Work order: This task requires every entry to be set down again exactly.

Given records:
struct ScanArgs {
    const half8 *panels;
    const float *bias;
    const half8 *qpanels;
    const QueryBatchInfo *info;
    float *bin_m1;
    float *bin_m2;
    float *bin_m3;
    float *sb_m1;
    float *sb_m2;
    int32_t *sb_span;
    int64_t nspans;
    int spans_per_chunk;
    int chunk_rem;
    int nchunks;
    int chunk0;
    int nqtiles;
// ... 235 lines not shown
            }
        }
    };
    auto flush_bin = [&](int64_t span, int bt) {
        if (ITEMS) {
            items_push((int)(span - lspan0) * BPS + bt);
            return;
        }
        const size_t o = (size_t)((span * 2 + h) * BPS + bt) * out_pitch + out_col;
#pragma unroll
        for (int cb = 0; cb < 2; ++cb) {
            __builtin_nontemporal_store(m1[cb], a.bin_m1 + o + cb * 32);
            __builtin_nontemporal_store(m2[cb], a.bin_m2 + o + cb * 32);
            M2[cb] = __builtin_fminf(__builtin_amdgcn_fmed3f(M1[cb], M2[cb], m1[cb]), m2[cb]);
            if (m1[cb] < M1[cb]) Ms[cb] = (int)span;
            M1[cb] = __builtin_fminf(M1[cb], m1[cb]);
            m1[cb] = INF;
            m2[cb] = INF;
        }
    };

    stage_issue(0, 0);
    if (ITEMS) {
        const half8 *ra = reinterpret_cast<const half8 *>(a.qrows + (size_t)(qa < 0 ? 0 : qa) * (16 * KSTEPS)) + h;
        const half8 *rb = reinterpret_cast<const half8 *>(a.qrows + (size_t)(qb < 0 ? 0 : qb) * (16 * KSTEPS)) + h;
        half8 zero;
#pragma unroll
        for (int j = 0; j < 8; ++j) zero[j] = (_Float16)0.f;
#pragma unroll
        for (int ks = 0; ks < KSTEPS; ++ks) {
            b0[ks] = qa < 0 ? zero : ra[ks * 2];
            b1[ks] = qb < 0 ? zero : rb[ks * 2];
        }
    }
    stage_bias_store(0);
    __syncthreads();

    bool idle_wave = !ITEMS && a.nq_valid > 0 && q0 >= a.nq_valid;
    if (ITEMS) idle_wave = __ballot(qa >= 0 || qb >= 0) == 0ull;
    if (idle_wave) {
        for (int st = 0; st < nstages; ++st) {
            if (st + 1 < nstages) {
                stage_issue(st + 1, (st & 1) ^ 1);
                stage_bias_store((st & 1) ^ 1);
            }
            __syncthreads();
        }
        return;
    }

    half8 fr[KSTEPS];
    float16v cin, acc0, acc1;
    if (!late) {
        for (int st = 0; st < nstages; ++st) {
            const int buf = st & 1;
            if (st + 1 < nstages) stage_issue(st + 1, buf ^ 1);
            const half8 *A = lds_a(buf);
            const float4 *B4 = reinterpret_cast<const float4 *>(lds_b(buf)) + h * 4;
            const int ts0 = (st % SPS) * ST;
            read_phase<KSTEPS>(A, B4, fr, cin, lane);
#pragma unroll
            for (int t = 0; t < ST; ++t) {
                __builtin_amdgcn_sched_barrier(0);
                mfma_phase<KSTEPS>(fr, b0, b1, cin, acc0, acc1);
                __builtin_amdgcn_sched_barrier(0);
                if (t + 1 < ST) read_phase<KSTEPS>(A + (t + 1) * KSTEPS * 64, B4 + (t + 1) * 8, fr, cin, lane);
                select_phase<ITEMS, G8>(acc0, acc1, m1, m2, idmask, NEG_INF, (unsigned)(((ts0 + t) % BT) << 2), m3);
            }
            __builtin_amdgcn_sched_barrier(0);
            if (((ts0 + ST) % BT) == 0) flush_bin(span0 + st / SPS, (ts0 + ST) / BT - 1);
            if (st + 1 < nstages) stage_bias_store(buf ^ 1);
            __syncthreads();
        }
    } else {
#pragma unroll
        for (int r = 0; r < 16; ++r) acc0[r] = 3.0e38f;
        acc1 = acc0;
        for (int st = 0; st < nstages; ++st) {
            const int buf = st & 1;
            if (st + 1 < nstages) stage_issue(st + 1, buf ^ 1);
            const half8 *A = lds_a(buf);
            const float4 *B4 = reinterpret_cast<const float4 *>(lds_b(buf)) + h * 4;
            const int ts0 = (st % SPS) * ST;
#pragma unroll
            for (int t = 0; t < ST; ++t) {
                __builtin_amdgcn_sched_barrier(0);
                read_phase<KSTEPS>(A + t * KSTEPS * 64, B4 + t * 8, fr, cin, lane);
                const int tp = (ts0 + t + TPS - 1) % TPS;
                select_phase<ITEMS, G8>(acc0, acc1, m1, m2, idmask, NEG_INF, (unsigned)((tp % BT) << 2), m3);
                if (t == 0 && st > 0 && (ts0 % BT) == 0)
                    flush_bin(span0 + (st * ST - 1) / TPS, tp / BT);
                __builtin_amdgcn_sched_barrier(0);
                mfma_phase<KSTEPS>(fr, b0, b1, cin, acc0, acc1);
            }
            __builtin_amdgcn_sched_barrier(0);
            if (st + 1 < nstages) stage_bias_store(buf ^ 1);
            __syncthreads();
        }
        select_phase<ITEMS, G8>(acc0, acc1, m1, m2, idmask, NEG_INF, (unsigned)((BT - 1) << 2), m3);
        flush_bin(span1 - 1, BPS - 1);
    }
    if (ITEMS)
        for (int r = (int)(span1 - lspan0) * BPS; r & 3; ++r) items_push(r);
    if (ITEMS) return;

    const size_t so = (size_t)(chunk * 2 + h) * a.Qpad + q0 + (lane & 31);
#pragma unroll
    for (int cb = 0; cb < 2; ++cb) {
        a.sb_m1[so + cb * 32] = M1[cb];
        a.sb_m2[so + cb * 32] = M2[cb];
        a.sb_span[so + cb * 32] = Ms[cb];
    }
}

struct SelectArgs {
    const float *bin_m1, *bin_m2, *sb_m1, *sb_m2;
    const int32_t *sb_span;
    const float *eps;
    const QueryBatchInfo *info;
    int64_t nq, Qpad, nspans, N;
    int spans_per_chunk, chunk_rem, nchunks, k;
    int groups;
    int direct_rows;
    int cand_cap, rescan_cap;
    int f16_gmode;
    int32_t *cand_rows;
    int32_t *rescan_rows;
    int32_t *counts;
    int32_t *fallback;
    int32_t *fb_list;
    int32_t *fb_count;
    unsigned long long *stat_counters;
};

__device__ __forceinline__ float select_threshold(float tau, float eps, int i8_mode) {
    return i8_mode ? __int_as_float((__float_as_int(tau) | 63) + __float_as_int(eps)) : tau + 2.0f * eps;
}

Answer area:
struct ScanArgs {
    const half8 *panels;
    const float *bias;
    const half8 *qpanels;
    const QueryBatchInfo *info;
    float *bin_m1;
    float *bin_m2;
    float *bin_m3;
    float *sb_m1;
    float *sb_m2;
    int32_t *sb_span;
    int64_t nspans;
    int spans_per_chunk;
    int chunk_rem;
    int nchunks;
    int chunk0;
    int nqtiles;
// ... 235 lines not shown
            }
        }
    };
    auto flush_bin = [&](int64_t span, int bt) {
        if (ITEMS) {
            items_push((int)(span - lspan0) * BPS + bt);
            return;
        }
        const size_t o = (size_t)((span * 2 + h) * BPS + bt) * out_pitch + out_col;
#pragma unroll
        for (int cb = 0; cb < 2; ++cb) {
            __builtin_nontemporal_store(m1[cb], a.bin_m1 + o + cb * 32);
            __builtin_nontemporal_store(m2[cb], a.bin_m2 + o + cb * 32);
            M2[cb] = __builtin_fminf(__builtin_amdgcn_fmed3f(M1[cb], M2[cb], m1[cb]), m2[cb]);
            if (m1[cb] < M1[cb]) Ms[cb] = (int)span;
            M1[cb] = __builtin_fminf(M1[cb], m1[cb]);
            m1[cb] = INF;
            m2[cb] = INF;
        }
    };

    stage_issue(0, 0);
    if (ITEMS) {
        const half8 *ra = reinterpret_cast<const half8 *>(a.qrows + (size_t)(qa < 0 ? 0 : qa) * (16 * KSTEPS)) + h;
        const half8 *rb = reinterpret_cast<const half8 *>(a.qrows + (size_t)(qb < 0 ? 0 : qb) * (16 * KSTEPS)) + h;
        half8 zero;
#pragma unroll
        for (int j = 0; j < 8; ++j) zero[j] = (_Float16)0.f;
#pragma unroll
        for (int ks = 0; ks < KSTEPS; ++ks) {
            b0[ks] = qa < 0 ? zero : ra[ks * 2];
            b1[ks] = qb < 0 ? zero : rb[ks * 2];
        }
    }
    stage_bias_store(0);
    __syncthreads();

    bool idle_wave = !ITEMS && a.nq_valid > 0 && q0 >= a.nq_valid;
    if (ITEMS) idle_wave = __ballot(qa >= 0 || qb >= 0) == 0ull;
    if (idle_wave) {
        for (int st = 0; st < nstages; ++st) {
            if (st + 1 < nstages) {
                stage_issue(st + 1, (st & 1) ^ 1);
                stage_bias_store((st & 1) ^ 1);
            }
            __syncthreads();
        }
        return;
    }

    half8 fr[KSTEPS];
    float16v cin, acc0, acc1;
    if (!late) {
        for (int st = 0; st < nstages; ++st) {
            const int buf = st & 1;
            if (st + 1 < nstages) stage_issue(st + 1, buf ^ 1);
            const half8 *A = lds_a(buf);
            const float4 *B4 = reinterpret_cast<const float4 *>(lds_b(buf)) + h * 4;
            const int ts0 = (st % SPS) * ST;
            read_phase<KSTEPS>(A, B4, fr, cin, lane);
#pragma unroll
            for (int t = 0; t < ST; ++t) {
                __builtin_amdgcn_sched_barrier(0);
                mfma_phase<KSTEPS>(fr, b0, b1, cin, acc0, acc1);
                __builtin_amdgcn_sched_barrier(0);
                if (t + 1 < ST) read_phase<KSTEPS>(A + (t + 1) * KSTEPS * 64, B4 + (t + 1) * 8, fr, cin, lane);
                select_phase<ITEMS, G8>(acc0, acc1, m1, m2, idmask, NEG_INF, (unsigned)(((ts0 + t) % BT) << 2), m3);
            }
            __builtin_amdgcn_sched_barrier(0);
            if (((ts0 + ST) % BT) == 0) flush_bin(span0 + st / SPS, (ts0 + ST) / BT - 1);
            if (st + 1 < nstages) stage_bias_store(buf ^ 1);
            __syncthreads();
        }
    } else {
#pragma unroll
        for (int r = 0; r < 16; ++r) acc0[r] = 3.0e38f;
        acc1 = acc0;
        for (int st = 0; st < nstages; ++st) {
            const int buf = st & 1;
            if (st + 1 < nstages) stage_issue(st + 1, buf ^ 1);
            const half8 *A = lds_a(buf);
            const float4 *B4 = reinterpret_cast<const float4 *>(lds_b(buf)) + h * 4;
            const int ts0 = (st % SPS) * ST;
#pragma unroll
            for (int t = 0; t < ST; ++t) {
                __builtin_amdgcn_sched_barrier(0);
                read_phase<KSTEPS>(A + t * KSTEPS * 64, B4 + t * 8, fr, cin, lane);
                const int tp = (ts0 + t + TPS - 1) % TPS;
                select_phase<ITEMS, G8>(acc0, acc1, m1, m2, idmask, NEG_INF, (unsigned)((tp % BT) << 2), m3);
                if (t == 0 && st > 0 && (ts0 % BT) == 0)
                    flush_bin(span0 + (st * ST - 1) / TPS, tp / BT);
                __builtin_amdgcn_sched_barrier(0);
                mfma_phase<KSTEPS>(fr, b0, b1, cin, acc0, acc1);
            }
            __builtin_amdgcn_sched_barrier(0);
            if (st + 1 < nstages) stage_bias_store(buf ^ 1);
            __syncthreads();
        }
        select_phase<ITEMS, G8>(acc0, acc1, m1, m2, idmask, NEG_INF, (unsigned)((BT - 1) << 2), m3);
        flush_bin(span1 - 1, BPS - 1);
    }
    if (ITEMS)
        for (int r = (int)(span1 - lspan0) * BPS; r & 3; ++r) items_push(r);
    if (ITEMS) return;

    const size_t so = (size_t)(chunk * 2 + h) * a.Qpad + q0 + (lane & 31);
#pragma unroll
    for (int cb = 0; cb < 2; ++cb) {
        a.sb_m1[so + cb * 32] = M1[cb];
        a.sb_m2[so + cb * 32] = M2[cb];
        a.sb_span[so + cb * 32] = Ms[cb];
    }
}

struct SelectArgs {
    const float *bin_m1, *bin_m2, *sb_m1, *sb_m2;
    const int32_t *sb_span;
    const float *eps;
    const QueryBatchInfo *info;
    int64_t nq, Qpad, nspans, N;
    int spans_per_chunk, chunk_rem, nchunks, k;
    int groups;
    int direct_rows;
    int cand_cap, rescan_cap;
    int f16_gmode;
    int32_t *cand_rows;
    int32_t *rescan_rows;
    int32_t *counts;
    int32_t *fallback;
    int32_t *fb_list;
    int32_t *fb_count;
    unsigned long long *stat_counters;
};

__device__ __forceinline__ float select_threshold(float tau, float eps, int i8_mode) {
    return i8_mode ? __int_as_float((__float_as_int(tau) | 63) + __float_as_int(eps)) : tau + 2.0f * eps;
}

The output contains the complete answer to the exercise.